March is Colorectal Cancer Awareness month. Although colorectal cancer is among the leading causes for cancer-related deaths, treatment for the disease has been steadily improving.
That includes surgery, which traditionally, has been a fairly invasive process. This is something that Evie Carchman, MD, FACS, is working to change. Carchman, a UW Carbone Cancer Center member and an assistant professor in the Department of Surgery, has a clinical practice that focuses on managing colon and rectal disease, and specializes in using minimally invasive surgical techniques.
“Most colorectal surgeons have moved to minimally invasive approaches to improve patient satisfaction, patient care and patient outcomes,” Carchman said.

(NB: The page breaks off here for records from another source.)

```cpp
int gpfit_dgemm(void* stream, int a_kmajor, int b_kmajor, int M, int N, int K, double alpha,
                const double* A, int64_t lda, const double* B, int64_t ldb, double beta, double* C,
                int64_t ldc, int out_lower, int a_tri, int b_tri) {
  return gpfit_dgemm_ex(stream, a_kmajor, b_kmajor, M, N, K, alpha, A, lda, B, ldb, beta, C, ldc, out_lower,
                        a_tri, b_tri, 0, 0);
}

int gpfit_dgemm_ex(void* stream, int a_kmajor, int b_kmajor, int M, int N, int K, double alpha,
                   const double* A, int64_t lda, const double* B, int64_t ldb, double beta, double* C,
                   int64_t ldc, int out_lower, int a_tri, int b_tri, int walk, int tile) {
  if ((M & 1) || (N & 1)) {
    gpfit::set_error("gpfit_dgemm: M and N must be even");
    return -3;
  }
  gpfit::GemmArgs g{};
  g.A = A; g.B = B; g.C = C;
  g.lda = lda; g.ldb = ldb; g.ldc = ldc;
  g.M = M; g.N = N; g.K = K;
  g.alpha = alpha; g.beta = beta;
  g.a_kmajor = a_kmajor; g.b_kmajor = b_kmajor;
  g.out_lower = out_lower; g.a_tri = a_tri; g.b_tri = b_tri;
  g.batch = 1; g.split_k = 1; g.reverse = walk & 15; g.tile = tile;
  g.half_occ = (walk >> 4) & 1;
  return gpfit::launch_gemm(g, (hipStream_t)stream);
}

}
```

gaussian_processes_amd/csrc/common.h:

```cpp
#pragma once
#include <hip/hip_runtime.h>
#include <stdint.h>
#include <stdio.h>
#include <string>

namespace gpfit {

constexpr double PI32 = 3.1415927410125732;

constexpr int TILE = 128;
constexpr int TRMV_ROWS = 128;
constexpr int KTILE = 16;

void set_error(const std::string& msg);

#define GP_HIP(expr)                                                                     \
  do {                                                                                   \
    hipError_t _e = (expr);                                                              \
    if (_e != hipSuccess) {                                                              \
      gpfit::set_error(std::string(#expr) + ": " + hipGetErrorString(_e));               \
      return -100;                                                                       \
    }                                                                                    \
  } while (0)

// ... 8 lines not shown
  R* C;
  int64_t lda, ldb, ldc;
  int M, N, K;
  double alpha, beta;
  int a_kmajor, b_kmajor;
  int out_lower;
  int a_tri, b_tri;
  int batch;
  int64_t sA, sB, sC;
  int split_k;
  int tile;
  int reverse;
  int workspace;
  void* sk_ws;
  int tile_limit;
  int half_occ;
  const int* sched;
  int sched_blocks;
  int epi;
  R* aux;
  double* sumsq;
  int nptr;
  const R* Ap[GEMM_MAXB];
  const R* Bp[GEMM_MAXB];
  R* Cp[GEMM_MAXB];
  R* auxp[GEMM_MAXB];
  double* sumsqp[GEMM_MAXB];
};
using GemmArgs = GemmArgsT<double>;

constexpr size_t SK_WS_BYTES = (size_t)2 * 512 * TILE * TILE * sizeof(double);

template <typename R> constexpr int ktile_of() { return 128 / (int)sizeof(R); }

template <typename R> int launch_gemm(const GemmArgsT<R>& a, hipStream_t s);
template <typename R> int gemm_pick_tile(const GemmArgsT<R>& a);
template <typename R> int launch_gemm_streamk(const GemmArgsT<R>& a, hipStream_t s);
template <typename R> int launch_gemm_plain(const GemmArgsT<R>& a, hipStream_t s);
template <typename R> bool gemm_pair_ok(const GemmArgsT<R>& a, const GemmArgsT<R>& b);
template <typename R> int launch_gemm_pair(const GemmArgsT<R>& a, const GemmArgsT<R>& b, hipStream_t s);
template <typename R> int launch_gemm_xcd(const GemmArgsT<R>& a, hipStream_t s);
template <typename R> bool gemm_epilogue_ok(const GemmArgsT<R>& a);
template <typename R> bool gemm_streamk_applies(const GemmArgsT<R>& a);
template <typename R> bool gemm_streamk_carries(const GemmArgsT<R>& a);
template <typename R> int gemm_sumsq_entries(const GemmArgsT<R>& a);
template <typename R> bool gemm_xcd_applies(const GemmArgsT<R>& a);

template <typename R>
// ... 20 lines not shown
```

gaussian_processes_amd/csrc/fit.hip:

```cpp
#include "context.h"
#include "gpfit_mi355x.h"

#include <algorithm>
#include <chrono>
#include <cmath>
#include <cstdlib>
#include <cstring>
#include <limits>

namespace gpfit {

static thread_local gpfit_ctx* g_prof = nullptr;
static thread_local void* g_main_sk_ws = nullptr;

static const int* walks() {
  static int w[7] = {3, 2, 1, 9, 9, 2, 2};
  static bool init = false;
  if (!init) {
    init = true;
    if (const char* e = getenv("GPFIT_WALKS")) {
      int v[7];
      if (sscanf(e, "%d,%d,%d,%d,%d,%d,%d", &v[0], &v[1], &v[2], &v[3], &v[4], &v[5], &v[6]) == 7)
        for (int i = 0; i < 7; ++i) w[i] = v[i];
    }
// ... 245 lines not shown
    bt.n = B.nb;
    for (int b = 0; b < B.nb; ++b) {
      bt.A[b] = B.A[b] + off(r0, r0); bt.L[b] = B.L[b] + off(r0, r0); bt.Li[b] = B.Li[b] + off(r0, r0);
      bt.info[b] = B.info[b];
    }
    bt.lda = bt.ldl = bt.ldi = ld;
    bt.info_base = r0;
    return launch_chol_leaf_batch(bt, s);
  }
  const int k = n / TILE;
  const int n1 = ((k + 1) / 2) * TILE, n2 = n - n1;
  const int r1 = r0 + n1;
  GP_TRY(potrf_lockstep<R>(B, r0, n1, all, s));
  GP_TRY(bgemm<R>(B, s, all, 0, 0, n2, n1, n1, 1.0, B.A, off(r1, r0), B.Li, off(r0, r0), 0.0, B.L, off(r1, r0), 0, 0, 2,
                  walks()[0], B.ws, B.sk_ws));
  hipEvent_t joined = nullptr;
  if (need && B.ctx && B.side_min > 0 && n >= B.side_min && B.ctx->side) {
    gpfit_ctx* c = B.ctx;
    auto next_event = [&]() {
      if (c->side_ev_next == (int)c->side_ev.size()) {
        hipEvent_t e = nullptr;
        (void)hipEventCreateWithFlags(&e, hipEventDisableTiming);
        c->side_ev.push_back(e);
      }
      return c->side_ev[c->side_ev_next++];
    };
    hipEvent_t fork = next_event();
    joined = next_event();
    GP_HIP(hipEventRecord(fork, s));
    GP_HIP(hipStreamWaitEvent(c->side, fork, 0));
    GP_TRY(bgemm<R>(B, c->side, need, 0, 1, n2, n1, n1, 1.0, B.L, off(r1, r0), B.Li, off(r0, r0), 0.0, B.Tmp, off(r1, r0), 0, 0,
                    1, walks()[1], 1, c->sk_ws[1]));
    GP_HIP(hipEventRecord(joined, c->side));
  }
  bool merged = false;
  if (need && !joined) {
    static const bool no_batch = getenv("GPFIT_NO_BATCH") != nullptr;
    const GemmArgsT<R> g2 = batch_args<R>(B, all, 0, 0, n2, n2, n1, -1.0, B.L, off(r1, r0), B.L, off(r1, r0), 1.0, B.A, off(r1, r1),
                                          1, 0, 0, 0);
    const GemmArgsT<R> g3 = batch_args<R>(B, need, 0, 1, n2, n1, n1, 1.0, B.L, off(r1, r0), B.Li, off(r0, r0), 0.0, B.Tmp,
                                          off(r1, r0), 0, 0, 1, walks()[1]);
    if (!no_batch && gemm_pair_ok(g2, g3)) {
      if (gemm_log_eval() >= 0 && g_eval_count == gemm_log_eval())
        fprintf(stderr, "[gpfit gemm] pair: M %d N %d K %d lower 1 nb %d + M %d N %d K %d btri 1 nb %d tile %d flops %.6e\n", g2.M, g2.N,
                g2.K, g2.nptr, g3.M, g3.N, g3.K, g3.nptr, gemm_pick_tile(g3), gemm_flops(g2) + gemm_flops(g3));
      ProfScope ps(s, g_prof ? gemm_flops(g2) + gemm_flops(g3) : 0.0, 3);
      GP_TRY(launch_gemm_pair(g2, g3, s));
      merged = true;
    }
  }
  if (!merged)
    GP_TRY(bgemm<R>(B, s, all, 0, 0, n2, n2, n1, -1.0, B.L, off(r1, r0), B.L, off(r1, r0), 1.0, B.A, off(r1, r1), 1, 0, 0, 0,
                    B.ws, B.sk_ws));
  GP_TRY(potrf_lockstep<R>(B, r1, n2, need | halves, s));
  if (need) {
    if (joined) GP_HIP(hipStreamWaitEvent(s, joined, 0));
    else if (!merged)
      GP_TRY(bgemm<R>(B, s, need, 0, 1, n2, n1, n1, 1.0, B.L, off(r1, r0), B.Li, off(r0, r0), 0.0, B.Tmp, off(r1, r0), 0, 0,
                      1, walks()[1], B.ws, B.sk_ws));
    GP_TRY(bgemm<R>(B, s, need, 0, 1, n2, n1, n2, -1.0, B.Li, off(r1, r1), B.Tmp, off(r1, r0), 0.0, B.Li, off(r1, r0), 0, 1, 0,
                    walks()[2], B.ws, B.sk_ws));
  }
  return 0;
}
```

UW Health clinics offer two types of minimally invasive approaches: laparoscopic and robotic. Whereas robotic surgeries allow for three-dimensional visualization of the surgical field and increased movement of instruments, the surgical procedure itself is the same regardless of the approach used, says Carchman. From the surgeon’s perspective, advances in technology have meant that these procedures provide the benefit of helping people recover from their surgery faster.
“They have less pain, they get out of the hospital faster, and they get back to normal activities faster,” Carchman said. “I think any minimally invasive approach – either laparoscopic or robotic – provides several advantages to the patient.”
Outside of the clinic, Carchman’s lab researches anal cancer with the goal of helping bring new therapies to her patients and preventing this devastating disease.
“There’s a social taboo associated with talking about anal cancer and precancerous lesions,” Carchman said. “It’s not like breast cancer or colon cancer, which are pretty common diseases. This is pretty rare.”
Although diseases of the colon, rectum, and anus are often grouped together, Carchman explained that the approaches to preventing and treating anal cancer reflect the key differences in how anal cancer starts compared to colorectal cancer.
“Anal cancer is mainly caused by persistent infection with the human papillomavirus while rectal cancer is associated more with genetic mutations that some people inherit from their parents or that they obtain throughout the course of their life,” she said.
This link between chronic HPV infection and anal cancer makes the disease similar to cervical cancer. Clinicians and researchers alike are interested in ways to prevent the anal cancer, but unlike with cervical cancer, much less is known about how best to treat precancerous anal lesions to prevent cancer development.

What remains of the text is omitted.